THE PROBLEM » The lines you return should be those containing the string "yaksZd", taken from the data below.

Stored data entries »
*** Begin section ***

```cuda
template <class R>
__device__ void settle_positions(const V3<R>* x, V3<R>* d, const R* m, R dist1, R dist2) {
    const V3<R> xp0 = d[0], xp1 = d[1], xp2 = d[2];
    const R xb0 = x[1].x-x[0].x, yb0 = x[1].y-x[0].y, zb0 = x[1].z-x[0].z;
    const R xc0 = x[2].x-x[0].x, yc0 = x[2].y-x[0].y, zc0 = x[2].z-x[0].z;
    const R invTotalMass = R(1)/(m[0]+m[1]+m[2]);
    const R xcom = (xp0.x*m[0] + (xb0+xp1.x)*m[1] + (xc0+xp2.x)*m[2])*invTotalMass;
    const R ycom = (xp0.y*m[0] + (yb0+xp1.y)*m[1] + (yc0+xp2.y)*m[2])*invTotalMass;
    const R zcom = (xp0.z*m[0] + (zb0+xp1.z)*m[1] + (zc0+xp2.z)*m[2])*invTotalMass;
    const R xa1 = xp0.x - xcom, ya1 = xp0.y - ycom, za1 = xp0.z - zcom;
    const R xb1 = xb0 + xp1.x - xcom, yb1 = yb0 + xp1.y - ycom, zb1 = zb0 + xp1.z - zcom;
    const R xc1 = xc0 + xp2.x - xcom, yc1 = yc0 + xp2.y - ycom, zc1 = zc0 + xp2.z - zcom;
    const R xaksZd = yb0*zc0 - zb0*yc0, yaksZd = zb0*xc0 - xb0*zc0, zaksZd = xb0*yc0 - yb0*xc0;
    const R xaksXd = ya1*zaksZd - za1*yaksZd, yaksXd = za1*xaksZd - xa1*zaksZd, zaksXd = xa1*yaksZd - ya1*xaksZd;
    const R xaksYd = yaksZd*zaksXd - zaksZd*yaksXd, yaksYd = zaksZd*xaksXd - xaksZd*zaksXd, zaksYd = xaksZd*yaksXd - yaksZd*xaksXd;
// ... 131 lines not shown
        U.n = k+1;
        const R4<R> p = load_pos<R>(nb, a);
        const R4<R> v = vel_array<R>(nb)[a];
        U.x[k] = {p.x, p.y, p.z};
        U.v[k] = {v.x, v.y, v.z};
        U.invM[k] = v.w;
        U.m[k] = (v.w > R(0)) ? R(1)/v.w : R(0);
        if (wantForce) {
            long long fx = nb.force[a], fy = nb.force[a + nb.npad], fz = nb.force[a + 2*nb.npad];
            if (cd != nullptr && cd->world > 1) {
                const long long* in = (const long long*) (cd->peer[cd->rank] + cd->offFinbox);
                for (int q = 0; q < cd->world; q++) if (q != cd->rank) {
                    const long long* iq = in + (size_t) q*3*nb.npad;
                    fx += iq[a]; fy += iq[a + nb.npad]; fz += iq[a + 2*nb.npad];
                }
            }
            U.f[k] = {fixed_to_real<R>(fx), fixed_to_real<R>(fy), fixed_to_real<R>(fz)};
        }
    }
    return true;
}

template <class R>
__device__ __forceinline__ void constrain_pos(const Unit<R>& U, V3<R>* d, R tol) {
    if (U.type == 1) settle_positions(U.x, d, U.m, U.prm.x, U.prm.y);
    else if (U.type == 2) { const R dist[3] = {U.prm.x, U.prm.y, U.prm.z}; shake_positions(U.x, d, U.invM, dist, U.n-1, tol); }
}
template <class R>
__device__ __forceinline__ void constrain_vel(const Unit<R>& U, V3<R>* v, R tol) {
    if (U.type == 1) settle_velocities(U.x, v, U.m);
    else if (U.type == 2) shake_velocities(U.x, v, U.invM, U.n-1, tol);
}

template <int KIND, class R>
__global__ void __launch_bounds__(128, sizeof(R) == 8 ? 1 : 0) k_integrate(NbDev nb, UnitDev un, IntegDev in, CommDev cd) {
    const bool multi = cd.world > 1;
    const bool useInbox = multi && in.fused;
    const unsigned long long E = multi ? *cd.epoch + 1ull : 0ull;
    if (useInbox) comm_wait(cd, CH_FORCE, E);
    const int u = (multi ? cd.unitLo[cd.rank] : 0) + blockIdx.x*blockDim.x + threadIdx.x;
    const bool active = u < (multi ? cd.unitLo[cd.rank + 1] : un.nunits);
    const unsigned long long step = *in.stepCounter;
    const IntegR<R> ic = integ_r<R>(in);
    Unit<R> U;
    U.n = 0;
    V3<R> d[4];
    const R invDt = R(1)/ic.dt;
    const bool cmFused = in.fused && in.cmEveryStep;
    V3<R> vcm = {R(0), R(0), R(0)};
    if (cmFused) {
        double c[4];
        if (multi) {
            const double* t = (const double*) (cd.peer[cd.rank] + cd.offCm) + 4*(step % 3ull);
            c[0] = c[1] = c[2] = c[3] = 0.0;
            for (int q = 0; q < cd.world; q++) for (int k = 0; k < 4; k++) c[k] += t[q*12 + k];
        }
        else { const double* t = in.cmScratch + 4*(step % 3ull); c[0] = t[0]; c[1] = t[1]; c[2] = t[2]; c[3] = t[3]; }
        const double im = (c[3] > 0.0) ? 1.0/c[3] : 0.0;
        vcm = {(R) (c[0]*im), (R) (c[1]*im), (R) (c[2]*im)};
    }
    if (active) {
    load_unit(nb, un, u, U, true, useInbox ? &cd : nullptr);
    if (in.fused) {
        _Pragma("unroll") for (int k = 0; k < 4; k++) if (k < U.n) {
            const int a = U.atom[k];
            nb.force[a] = 0; nb.force[a + nb.npad] = 0; nb.force[a + 2*nb.npad] = 0;
            if (U.invM[k] > R(0)) U.v[k] = U.v[k] - vcm;
        }
    }
    if (KIND == B200MD_INT_LANGEVIN_MIDDLE) {
        _Pragma("unroll") for (int k = 0; k < 4; k++) if (k < U.n) U.v[k] = U.v[k] + U.f[k]*(ic.dt*U.invM[k]);
        constrain_vel(U, U.v, ic.tol);
        V3<R> du[4];
        _Pragma("unroll") for (int k = 0; k < 4; k++) if (k < U.n) {
            d[k] = U.v[k]*(R(0.5)*ic.dt);
            if (U.invM[k] > R(0)) {
                const float3 g = gauss3(in.seed, U.atom[k], step);
                const R ns = ic.noisescale*sqrt_r(ic.kT*U.invM[k]);
                U.v[k] = U.v[k]*ic.vscale + V3<R>{g.x, g.y, g.z}*ns;
            }
            d[k] = d[k] + U.v[k]*(R(0.5)*ic.dt);
            if (U.invM[k] == R(0)) d[k] = {R(0), R(0), R(0)};
            du[k] = d[k];
        }
        constrain_pos(U, d, ic.tol);
        _Pragma("unroll") for (int k = 0; k < 4; k++) if (k < U.n) U.v[k] = U.v[k] + (d[k] - du[k])*invDt;
    }
    else {
        _Pragma("unroll") for (int k = 0; k < 4; k++) if (k < U.n) {
            V3<R> vn;
            if (KIND == B200MD_INT_LANGEVIN) {
                vn = U.v[k]*ic.vscale + U.f[k]*(ic.fscale*U.invM[k]);
                if (U.invM[k] > R(0) && ic.noisescale > R(0)) {
                    const float3 g = gauss3(in.seed, U.atom[k], step);
                    vn = vn + V3<R>{g.x, g.y, g.z}*(ic.noisescale*sqrt_r(U.invM[k]));
                }
            }
            else
                vn = U.v[k] + U.f[k]*(ic.dt*U.invM[k]);
            if (U.invM[k] == R(0)) vn = U.v[k];
            d[k] = (U.invM[k] == R(0)) ? V3<R>{R(0), R(0), R(0)} : vn*ic.dt;
        }
        constrain_pos(U, d, ic.tol);
        _Pragma("unroll") for (int k = 0; k < 4; k++) if (k < U.n) if (U.invM[k] > R(0)) U.v[k] = d[k]*invDt;
    }
    _Pragma("unroll") for (int k = 0; k < 4; k++) if (k < U.n) {
        const int a = U.atom[k];
        store_pos<R>(nb, a, U.x[k].x + d[k].x, U.x[k].y + d[k].y, U.x[k].z + d[k].z);
        vel_array<R>(nb)[a] = make_r4(U.v[k].x, U.v[k].y, U.v[k].z, U.invM[k]);
        if (multi && !cd.posByPush) {
            const float4 pn = nb.posq[a];
            for (int k = 1; k < cd.world; k++) {
                const int q = (cd.rank + k) % cd.world;
                ((float4*) (cd.peer[q] + cd.offPosq))[a] = pn;
            }
        }
    }
    }
    if (!in.fused && !(multi && !cd.posByPush)) return;
    if (cmFused) {
        double px = 0, py = 0, pz = 0, m = 0;
        _Pragma("unroll") for (int k = 0; k < 4; k++) if (k < U.n && U.invM[k] > R(0)) {
            const double mk = U.m[k];
            px += mk*U.v[k].x; py += mk*U.v[k].y; pz += mk*U.v[k].z; m += mk;
        }
        for (int off = 16; off > 0; off >>= 1) {
            px += __shfl_xor_sync(0xffffffffu, px, off); py += __shfl_xor_sync(0xffffffffu, py, off);
            pz += __shfl_xor_sync(0xffffffffu, pz, off); m += __shfl_xor_sync(0xffffffffu, m, off);
        }
        __shared__ double red[4][4];
        if ((threadIdx.x & 31) == 0) { red[threadIdx.x >> 5][0] = px; red[threadIdx.x >> 5][1] = py; red[threadIdx.x >> 5][2] = pz; red[threadIdx.x >> 5][3] = m; }
        __syncthreads();
        if (threadIdx.x < 4) {
            double t = 0;
            for (int w = 0; w < (int) (blockDim.x >> 5); w++) t += red[w][threadIdx.x];
            atomicAdd(&in.cmScratch[4*((step + 1ull) % 3ull) + threadIdx.x], t);
            if (blockIdx.x == 0) in.cmScratch[4*((step + 2ull) % 3ull) + threadIdx.x] = 0.0;
        }
    }
    if (multi && !cd.posByPush) {
        const bool lastBlock = comm_arrive(cd, CH_POS, gridDim.x);
        if (lastBlock && threadIdx.x == 0) {
            if (cmFused) {
                const double* mine = in.cmScratch + 4*((step + 1ull) % 3ull);
                for (int q = 0; q < cd.world; q++) {
                    double* t = (double*) (cd.peer[q] + cd.offCm) + cd.rank*12 + 4*((step + 1ull) % 3ull);
                    for (int k = 0; k < 4; k++) t[k] = ((volatile const double*) mine)[k];
                }
            }
            comm_publish(cd, CH_POS, E);
            *cd.posNeed = E;
            *cd.epoch = E;
            *in.stepCounter = step + 1ull;
        }
        return;
    }
    __shared__ int last;
    __syncthreads();
    if (threadIdx.x == 0) {
        __threadfence();
        last = (atomicAdd(in.blocksDone, 1u) == gridDim.x - 1);
    }
    __syncthreads();
    if (last && threadIdx.x == 0) {
        *in.blocksDone = 0u;
        *in.stepCounter = step + 1ull;
    }
}
// ... 7 lines not shown
    const int a = blockIdx.x*blockDim.x + threadIdx.x;
    double px = 0, py = 0, pz = 0, m = 0;
    if (a < nb.natoms) {
        const R4<R> v = vel_array<R>(nb)[a];
        if (v.w > R(0)) { m = 1.0/v.w; px = m*v.x; py = m*v.y; pz = m*v.z; }
    }
    for (int off = 16; off > 0; off >>= 1) {
        px += __shfl_xor_sync(0xffffffffu, px, off); py += __shfl_xor_sync(0xffffffffu, py, off);
        pz += __shfl_xor_sync(0xffffffffu, pz, off); m += __shfl_xor_sync(0xffffffffu, m, off);
    }
    __shared__ double red[8][4];
    if ((threadIdx.x & 31) == 0) { red[threadIdx.x >> 5][0] = px; red[threadIdx.x >> 5][1] = py; red[threadIdx.x >> 5][2] = pz; red[threadIdx.x >> 5][3] = m; }
    __syncthreads();
    if (threadIdx.x < 4) {
        double t = 0;
        for (int w = 0; w < 8; w++) t += red[w][threadIdx.x];
        atomicAdd(&c[threadIdx.x], t);
    }
}

void launch_cm_prime(const NbDev& nb, const IntegDev& integ, const CommDev& cd, cudaStream_t s) {
    cudaMemsetAsync(integ.cmScratch, 0, 12*sizeof(double), s);
    double* table = integ.cmScratch;
    if (cd.world > 1) {
        table = (double*) (cd.peer[cd.rank] + cd.offCm);
        cudaMemsetAsync(table, 0, (size_t) B200MD_MAX_RANKS*12*sizeof(double), s);
    }
    if (nb.velmD) k_cm_prime<double><<<(nb.natoms + 255)/256, 256, 0, s>>>(nb, integ, table);
    else k_cm_prime<float><<<(nb.natoms + 255)/256, 256, 0, s>>>(nb, integ, table);
}

template <int KIND>
static void launch_integrate_kind(int grid, const NbDev& nb, const UnitDev& units, const IntegDev& integ, const CommDev& cd, cudaStream_t s) {
    if (nb.velmD) k_integrate<KIND, double><<<grid, 64, 0, s>>>(nb, units, integ, cd);
    else k_integrate<KIND, float><<<grid, 64, 0, s>>>(nb, units, integ, cd);
}

void launch_integrate(const NbDev& nb, const UnitDev& units, const IntegDev& integ, const CommDev& cd, cudaStream_t s) {
    const int n = cd.world > 1 ? cd.unitLo[cd.rank + 1] - cd.unitLo[cd.rank] : units.nunits;
    const int grid = std::max(1, (n + 63)/64);
    if (integ.kind == B200MD_INT_VERLET) launch_integrate_kind<B200MD_INT_VERLET>(grid, nb, units, integ, cd, s);
    else if (integ.kind == B200MD_INT_LANGEVIN) launch_integrate_kind<B200MD_INT_LANGEVIN>(grid, nb, units, integ, cd, s);
    else launch_integrate_kind<B200MD_INT_LANGEVIN_MIDDLE>(grid, nb, units, integ, cd, s);
    if (!integ.fused && (cd.world <= 1 || cd.posByPush)) k_step_advance<<<1, 1, 0, s>>>(integ);
    if (cd.world > 1 && cd.posByPush) launch_pos_push(nb, cd, integ, s);
}

template <class R>
__global__ void __launch_bounds__(128) k_constrain_positions(NbDev nb, UnitDev un, R tol) {
    const int u = blockIdx.x*blockDim.x + threadIdx.x;
    if (u >= un.nunits) return;
    Unit<R> U;
    load_unit(nb, un, u, U, false);
    if (U.type == 0) return;
    V3<R> d[4] = {{0, 0, 0}, {0, 0, 0}, {0, 0, 0}, {0, 0, 0}};
    constrain_pos(U, d, tol);
    _Pragma("unroll") for (int k = 0; k < 4; k++) if (k < U.n) {
        const int a = U.atom[k];
        const R4<R> p = load_pos<R>(nb, a);
        store_pos<R>(nb, a, p.x + d[k].x, p.y + d[k].y, p.z + d[k].z);
    }
}

template <class R>
__global__ void __launch_bounds__(128) k_constrain_velocities(NbDev nb, UnitDev un, R tol) {
    const int u = blockIdx.x*blockDim.x + threadIdx.x;
    if (u >= un.nunits) return;
    Unit<R> U;
    load_unit(nb, un, u, U, false);
    if (U.type == 0) return;
    constrain_vel(U, U.v, tol);
    _Pragma("unroll") for (int k = 0; k < 4; k++) if (k < U.n) vel_array<R>(nb)[U.atom[k]] = make_r4(U.v[k].x, U.v[k].y, U.v[k].z, U.invM[k]);
}
// ... 126 lines not shown
```

openmm_b200/csrc/pme.cu:

```cuda
#include "engine.h"
#include <algorithm>
#include <climits>
#include <stdexcept>

#define ORDER B200MD_PME_ORDER

typedef double wreal;
__device__ __forceinline__ void bspline(wreal dr, wreal* data, wreal* ddata) {
    data[ORDER-1] = 0.f;
    data[1] = dr;
    data[0] = 1.f - dr;
#pragma unroll
    for (int k = 3; k < ORDER; k++) {
        const wreal div = 1.f/(k - 1.f);
        data[k-1] = div*dr*data[k-2];
#pragma unroll
        for (int l = 1; l < k-1; l++)
            data[k-l-1] = div*((dr + l)*data[k-l-2] + (k - l - dr)*data[k-l-1]);
        data[0] = div*(1.f - dr)*data[0];
    }
    ddata[0] = -data[0];
#pragma unroll
    for (int k = 1; k < ORDER; k++) ddata[k] = data[k-1] - data[k];
    const wreal div = 1.f/(ORDER - 1);
// ... 229 lines not shown
__global__ void k_pme_eterm(NbDev nb, PmeDev pme) {
    const size_t total = (size_t) pme.nx*pme.ny*pme.nzc;
    const size_t i = (size_t) blockIdx.x*blockDim.x + threadIdx.x;
    if (i >= total) return;
    const int kz = (int) (i % pme.nzc);
    const int ky = (int) ((i / pme.nzc) % pme.ny);
    const int kx = (int) (i / ((size_t) pme.nzc*pme.ny));
    if (kx == 0 && ky == 0 && kz == 0) { pme.eterm[i] = 0; return; }
    const double* R = nb.box.recip;
    const double mx = (kx < (pme.nx+1)/2) ? kx : kx - pme.nx;
    const double my = (ky < (pme.ny+1)/2) ? ky : ky - pme.ny;
    const double mz = (kz < (pme.nz+1)/2) ? kz : kz - pme.nz;
    const double mhx = mx*R[0];
    const double mhy = mx*R[3] + my*R[4];
    const double mhz = mx*R[6] + my*R[7] + mz*R[8];
    const double m2 = mhx*mhx + mhy*mhy + mhz*mhz;
    const double pi = 3.14159265358979323846;
    const double factor = pi*pi/(pme.alpha*pme.alpha);
    const double denom = m2*pi*nb.box.volume*pme.moduli[0][kx]*pme.moduli[1][ky]*pme.moduli[2][kz];
    pme.eterm[i] = (real) (exp(-factor*m2)/denom);
}

void launch_pme_eterm(const NbDev& nb, const PmeDev& pme, cudaStream_t s) {
    size_t total = (size_t) pme.nx*pme.ny*pme.nzc;
    k_pme_eterm<<<(unsigned) ((total + 255)/256), 256, 0, s>>>(nb, pme);
}
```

*** End section ***

RESPONSE AREA »
    const R xaksZd = yb0*zc0 - zb0*yc0, yaksZd = zb0*xc0 - xb0*zc0, zaksZd = xb0*yc0 - yb0*xc0;
    const R xaksXd = ya1*zaksZd - za1*yaksZd, yaksXd = za1*xaksZd - xa1*zaksZd, zaksXd = xa1*yaksZd - ya1*xaksZd;
    const R xaksYd = yaksZd*zaksXd - zaksZd*yaksXd, yaksYd = zaksZd*xaksXd - xaksZd*zaksXd, zaksYd = xaksZd*yaksXd - yaksZd*xaksXd;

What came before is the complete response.